Коммунистические государства на распутье (Бромке, Мосли) - страница 120

Особенно показателен следующий пример: в декабре 1962 года премьер Цеденбал прибыл в Пекин для подписания соглашений — преимущественно на условиях, выдвинутых Монголией, — о границе с Китаем протяженностью 2600 миль[145]. Несмотря на такое явное доказательство благоразумия китайцев, Цеденбал, очевидно, счел необходимым вновь подчеркнуть, что он, как и прежде, поддерживает своего советского союзника. Обращаясь к большой праздничной толпе, он буквально ошеломил своих китайских хозяев, превознося «мирное сосуществование» и другие излюбленные тезисы советской внешней политики, против которых китайские лидеры особенно возражают.
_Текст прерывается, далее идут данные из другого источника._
@@ -1734,6 +1737,16 @@
 extern "C" int rtx_debug_blas_wide_closest(rtx_ctx * c, int32_t blas_id, int32_t * stack_need) {
     if (!c || !stack_need || blas_id < 0 || (size_t)blas_id >= c->h_blas.size() || !c->h_blas[blas_id].nodes) return RTX_ERR_INVALID_ARG;
     *stack_need = c->h_blas[blas_id].pk4c_nodes ? c->h_blas[blas_id].pk4c_need : -1;
+    return RTX_OK;
+}
+
+extern "C" int rtx_debug_item_steals(rtx_ctx * c, uint64_t out[2]) {
+    if (!c || !out) return RTX_ERR_INVALID_ARG;
+    hipSetDevice(c->cfg.device);
+    unsigned long long w = 0;
+    HIP_OK(c, hipMemcpyAsync(&w, c->d_item_dbg.p, sizeof(w), hipMemcpyDeviceToHost, c->stream));
+    HIP_OK(c, hipStreamSynchronize(c->stream));
+    out[0] = w >> 32; out[1] = w & 0xffffffffull;
     return RTX_OK;
 }
 
diff --git a/cpu-raytracer_amd/csrc/rtx_device.h b/cpu-raytracer_amd/csrc/rtx_device.h
--- a/cpu-raytracer_amd/csrc/rtx_device.h
+++ b/cpu-raytracer_amd/csrc/rtx_device.h
@@ -149,4 +149,5 @@
     int32_t       tm_base;
     float *       fb_rgb;
     uint32_t *    fb_packed;
+    unsigned long long * item_dbg;
 };
diff --git a/cpu-raytracer_amd/csrc/rtx_packet.h b/cpu-raytracer_amd/csrc/rtx_packet.h
--- a/cpu-raytracer_amd/csrc/rtx_packet.h
+++ b/cpu-raytracer_amd/csrc/rtx_packet.h
@@ -1798,6 +1798,12 @@
     }
 }
 
+#ifndef RTX_ITEM_ROUNDS
+#define RTX_ITEM_ROUNDS 2
+#endif
+#ifndef RTX_ITEM_STEAL_IDLE
+#define RTX_ITEM_STEAL_IDLE 16
+#endif
 #define RTX_ITEM_LDS 8
 #ifndef RTX_ITEM_BLOCK
 #define RTX_ITEM_BLOCK 64
@@ -1806,9 +1812,11 @@
 #ifndef RTX_ITEM_WAVES
 #define RTX_ITEM_WAVES 6
 #endif
+template <bool STEAL>
 __global__ __launch_bounds__(RTX_ITEM_BLOCK, RTX_ITEM_WAVES)
 void k_items(const DevScene sc, const DevQueues q, const int n_chunks, const int level) {
     __shared__ int s_stk[RTX_ITEM_LDS][RTX_ITEM_BLOCK];
+    __shared__ int s_xch[RTX_ITEM_BLOCK];
     __shared__ unsigned long long s_mesh[RTX_ITEM_MESHES][2];
     for (int b = threadIdx.x; b < RTX_ITEM_MESHES && b < sc.blas_count; b += blockDim.x) { s_mesh[b][0] = (unsigned long long)sc.blas[b].pk4_nodes; s_mesh[b][1] = (unsigned long long)sc.blas[b].tri_hot; }
     __syncthreads();
@@ -1834,10 +1842,70 @@
     PkRay ray; pk_set_ray(ray, co, cd, cd); ray.tcur = 0.0f;
     rtx_gptr nodes4 = nullptr, tris = nullptr;
     auto push = [&](int e) { if (psp < RTX_ITEM_LDS) s_stk[psp][threadIdx.x] = e; else if (psp < RTX_ITEM_LDS + RTX_PK4_MAX_NEED + 4) ovf[psp - RTX_ITEM_LDS] = e; psp++; };
+    uint32_t n_steal = 0, n_redraw = 0;
+    const int lane = (int)(threadIdx.x & 63u), xbase = (int)(threadIdx.x & ~63u);
+    auto lane_rank = [&](unsigned long long m) { return (uint32_t)__builtin_amdgcn_mbcnt_hi((uint32_t)(m >> 32), __builtin_amdgcn_mbcnt_lo((uint32_t)m, 0u)); };
     for (;;) {
         const unsigned long long idle = __ballot(!busy);
-        if (idle != 0ull && have_unit) {
-            const uint32_t rank = (uint32_t)__builtin_amdgcn_mbcnt_hi((uint32_t)(idle >> 32), __builtin_amdgcn_mbcnt_lo((uint32_t)idle, 0u));
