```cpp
void launch_bitmap_build(hipStream_t s, const uint64_t *off, const uint32_t *post, const uint32_t *row_of,
                         uint32_t *bitmap, uint32_t stride_words, uint32_t n_rows1, uint32_t ref_lo, uint32_t ref_hi, uint32_t shift = 0);
void launch_ref_kmer_mark(hipStream_t s, const uint8_t *bases, const uint64_t *off, uint64_t n_refs, uint32_t *present);
void launch_ref_bitmap_set(hipStream_t s, const uint8_t *bases, const uint64_t *off, uint64_t n_refs,
                           const uint32_t *row_of, uint32_t *bitmap, uint32_t stride_words, uint32_t n_rows1, uint32_t shift = 0);
void launch_row_len_pack(hipStream_t s, const uint32_t *row_of, const uint32_t *list_len, uint2 *out);
void launch_row_popcount(hipStream_t s, const uint32_t *row_of, const uint32_t *bitmap, uint32_t stride_words, uint32_t n_rows1,
                         uint32_t *list_len);
void launch_kmer_extract(hipStream_t s, const KmerParams &p, uint32_t nq);
void launch_hit_count(hipStream_t s, const HitParams &p, uint32_t nq, uint32_t ntiles, int planes);
void launch_pair_union(hipStream_t s, const uint32_t *rows, const uint32_t *nrows, uint32_t rstride, uint32_t nq, uint2 *urec,
                       uint32_t *nu, uint32_t ustride);
void launch_hit_count_pair(hipStream_t s, const HitParams &p, uint32_t nq, uint32_t ntiles, int planes);
void launch_live_items(hipStream_t s, const uint32_t *live, uint32_t live_words, const uint32_t *pair_live, uint32_t nq, uint32_t ntiles, uint32_t *off,
                       uint32_t *items, uint32_t *n_items);
void launch_hit_count_pair_bounds(hipStream_t s, const HitParams &p, uint32_t nq, uint32_t u_ntiles, int planes);
void launch_hit_count_pair_bounds_items(hipStream_t s, const HitParams &p, uint32_t nq, uint32_t u_ntiles, int planes);
void launch_fine_bounds(hipStream_t s, const HitParams &p, uint32_t nq, uint32_t ntiles, uint32_t f_ntiles, uint32_t *pair_live, uint32_t *cnt,
                        uint32_t *items, uint32_t *n_items, int planes);
size_t prob_table_lds_bytes(uint32_t tmax);
void launch_prob_table(hipStream_t s, const ProbParams &p, uint32_t nq);
size_t prob_lookup_lds_bytes(uint32_t tmax);
void launch_prob_tables_build(hipStream_t s, const ProbTables &tb, const double *lf, const double *inv);
void launch_prob_order(hipStream_t s, const uint32_t *t, uint32_t nq, uint32_t *order);
void launch_prob_lookup(hipStream_t s, const ProbParams &p, const ProbTables &tb, uint32_t nq);
void launch_seg_popcount(hipStream_t s, const uint32_t *bitmap, uint32_t stride_bytes, uint32_t n_rows1, uint32_t ntiles, uint16_t *pop);
void launch_seg_emit(hipStream_t s, const uint32_t *bitmap, uint32_t stride_bytes, uint32_t n_rows1, uint32_t ntiles,
                     const uint32_t *seginfo, uint32_t seg_stride, uint16_t *slots);
void launch_sketch(hipStream_t s, const uint8_t *bases, const uint64_t *off, uint32_t n_q, uint64_t *keys, uint32_t *idx);
void launch_invert_perm(hipStream_t s, const uint32_t *perm, uint32_t n, uint32_t *inv);
constexpr uint32_t kLocTableEntries = 1u << 24;
void launch_loc_mark(hipStream_t s, const uint8_t *bases, const uint64_t *off, uint64_t n_refs, uint32_t *pos_min, uint32_t *cnt);
void launch_loc_finish(hipStream_t s, uint32_t *pos_min, const uint32_t *cnt);
void launch_locator(hipStream_t s, const uint8_t *bases, const uint64_t *off, uint32_t n_q, const uint32_t *table, uint64_t n_refs,
                    uint64_t *keys);
void launch_identity_perm(hipStream_t s, uint32_t n, uint32_t *perm, uint32_t *inv);
int cluster_sort(hipStream_t s, void *tmp, size_t *tmp_bytes, const uint64_t *keys_in, uint64_t *keys_out, const uint32_t *idx_in,
                 uint32_t *perm_out, size_t n, bool with_class = false);
void launch_class_keys(hipStream_t s, uint64_t *keys, const uint64_t *off, uint32_t n, const uint64_t lim[4], bool from_index, uint32_t *idx);
void launch_taxon_prefix(hipStream_t s, const PrefixParams &p, uint32_t nq);
void launch_lineage_walk(hipStream_t s, const WalkParams &p, uint32_t nq);
void launch_finalise(hipStream_t s, const FinaliseParams &p);
void launch_probs_expand(hipStream_t s, const uint16_t *counts, const double *tz, uint64_t n, double *out);
void launch_rehist(hipStream_t s, const uint16_t *counts, uint64_t npad, uint64_t n_refs, const uint32_t *t, uint32_t *hist,
                   uint32_t hstride, uint16_t *tile_max, uint32_t ntiles, uint32_t nq);
void launch_counts_unpack(hipStream_t s, const uint8_t *lo, const uint16_t *hi, uint64_t n, uint16_t *out);

}
```

raxtax_amd/csrc/rtx_prob_tables.hip:

```cpp
#include <hip/hip_runtime.h>

#include "rtx_kernels.hpp"
#include "rtx_math.hpp"
#include "rtx_wave.hpp"

namespace rtx {

__global__ __launch_bounds__(256) void prob_tables_build_kernel(ProbTables tb, const double *__restrict__ lf,
                                                                const double *__restrict__ inv) {
    const uint32_t t = blockIdx.y + 2;
    const uint32_t m = blockIdx.x * blockDim.x + threadIdx.x;
    if (t > tb.tmax || m >= t) return;
    const uint32_t n = t >> 1, n1 = n + 1;
    double *C = tb.cmf + tb.off[t] + (size_t)m * n1;
    double *R = tb.ratio + tb.off[t] + (size_t)m * n1;
    uint16_t *meta_ilo = tb.ilo + tb.moff[t];
    uint16_t *meta_sat = tb.sat + tb.moff[t];
    if (m == 0) {
        for (uint32_t i = 0; i <= n; i++) { C[i] = 0.0; R[i] = i == 0 ? 1.0 : 0.0; }
        meta_ilo[0] = 0;
        meta_sat[0] = 1;
        return;
    }
    const double ln_total = ln_binom_tab(lf, t + n - 1, n);
    PmfState st = pmf_start(lf, t, n, m, ln_total);
    uint32_t sat = n + 1, ilo = n;
    bool ilo_found = false;
    for (uint32_t i = 0; i <= n; i++) {
        if (i > 0) {
            const double c_old = st.c;
            const int k_old = st.k;
            pmf_step(st, inv, t, n, m, i);
            if (sat == n + 1 && st.c == c_old && k_old == 0 && st.k == 0) sat = i;
        }
        const bool live = st.k == 0 && st.c > 0.0;
        C[i] = live ? log(st.c) : -INFINITY;
        R[i] = live ? st.v / st.c : 0.0;
        if (!ilo_found && ln_pmf_tab(lf, t, n, m, i, ln_total) >= kLnNegligibleP) { ilo = i; ilo_found = true; }
    }
    meta_ilo[m] = (uint16_t)ilo;
    meta_sat[m] = (uint16_t)sat;
}

typedef uint32_t u32x2_t __attribute__((ext_vector_type(2)));
__device__ __forceinline__ double row_load_f64(const double *table, uint32_t off, uint32_t end, uint32_t voff) {
    const __amdgpu_buffer_rsrc_t rsrc = __builtin_amdgcn_make_buffer_rsrc(const_cast<double *>(table), 0, end, 0x00027000);
    const u32x2_t v = __builtin_amdgcn_raw_buffer_load_b64(rsrc, voff, off, 0);
    return __hiloint2double((int)v.y, (int)v.x);
}
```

Материальная помощь Китая Монгольской Народной Республике продолжается, несмотря на экономические трудности МНР и отсутствие должной оценки этой помощи Улан-Батором. Но новые предложения помощи со стороны Советского Союза и восточноевропейских стран, взятые вместе, в три или даже в четыре раза превосходят экономическую помощь Пекина[146]. Внешняя Монголия в течение долгого времени была Районом, которому уделялось мало внимания в советском экономическом планировании, но китайское соперничество не оставило русским иного выбора, кроме более полного удовлетворения монгольских требований помощи. О том, как выгодно воспользовалась МНР этой ситуацией, свидетельствует сооружение Дарханского промышленного комбината на севере. Замысел этого проекта первоначально возник у китайцев, но они были полностью отстранены от его осуществления. Советский Союз, Чехословакия и Польша взялись за сооружение ТЭЦ[147], кожевенного и цементного заводов, предприятия по выпуску сельскохозяйственных машин, кирпичного завода, вольных шахт и элеваторов.

В течение ряда лет Пекин пользовался некоторым влиянием на МНР благодаря посылке туда рабочей силы. Монголия нуждалась в китайских рабочих, ибо сами монголы предпочитали кочевой образ жизни или более выгодные строительные работы. Однако с 1962 года количество китайских рабочих в МНР быстро сократилось и теперь, по-видимому, совсем нерачительно. Не известно, является ли их отзыв результатом монгольских требований, советского нажима или китайской политики[148]. Так или иначе, но вакуум, образовавшийся в связи с отъездом китайцев, теперь как будто постепенно заполняется самими монголами и советскими рабочими, которые, возможно, приезжают из Бурятской АССР.

Еще менее успешным оказалось «культурное наступление» китайцев. Противодействуя попыткам Пекина вернуть этот район в китайскую сферу влияния, русские усилили здесь собственную пропагандистскую работу. В 1964 году житель Улан-Батора читает свою ежедневную газету «Унэн», что монгольски означает «Правда», то есть соответствует названию русской газеты «Правда». Сравнивая ту и другую, он обнаруживает, что передовые статьи обоих органов зачастую одинаковы. Если он недостаточно хорошо владеет русским, может изучать этот язык на вечерних курсах, открытых в рамках программы усиленного изучения русского языка, осуществление которой началось в 1963 году. Наиболее способные монгольские студенты поступают в советские университеты. (Очень немногие из них попадают в Пекин.) Тем временем в огромных масштабах проводится советская пропаганда, охватывающая все аспекты монгольской жизни 60-х годов и осуществляемая главным образом при посредстве Советско-монгольского общества дружбы: книги, журналы, радио, кинофильмы, фотовыставки, лекции, учебные группы и массовые митинги — все это постоянно напоминает гражданам Внешней Монголии о Советском Союзе. Во время ежегодного советско-монгольского месячника дружбы, предшествующего празднованию годовщины русской Октябрьской революции, эта деятельность достигает высшей точки.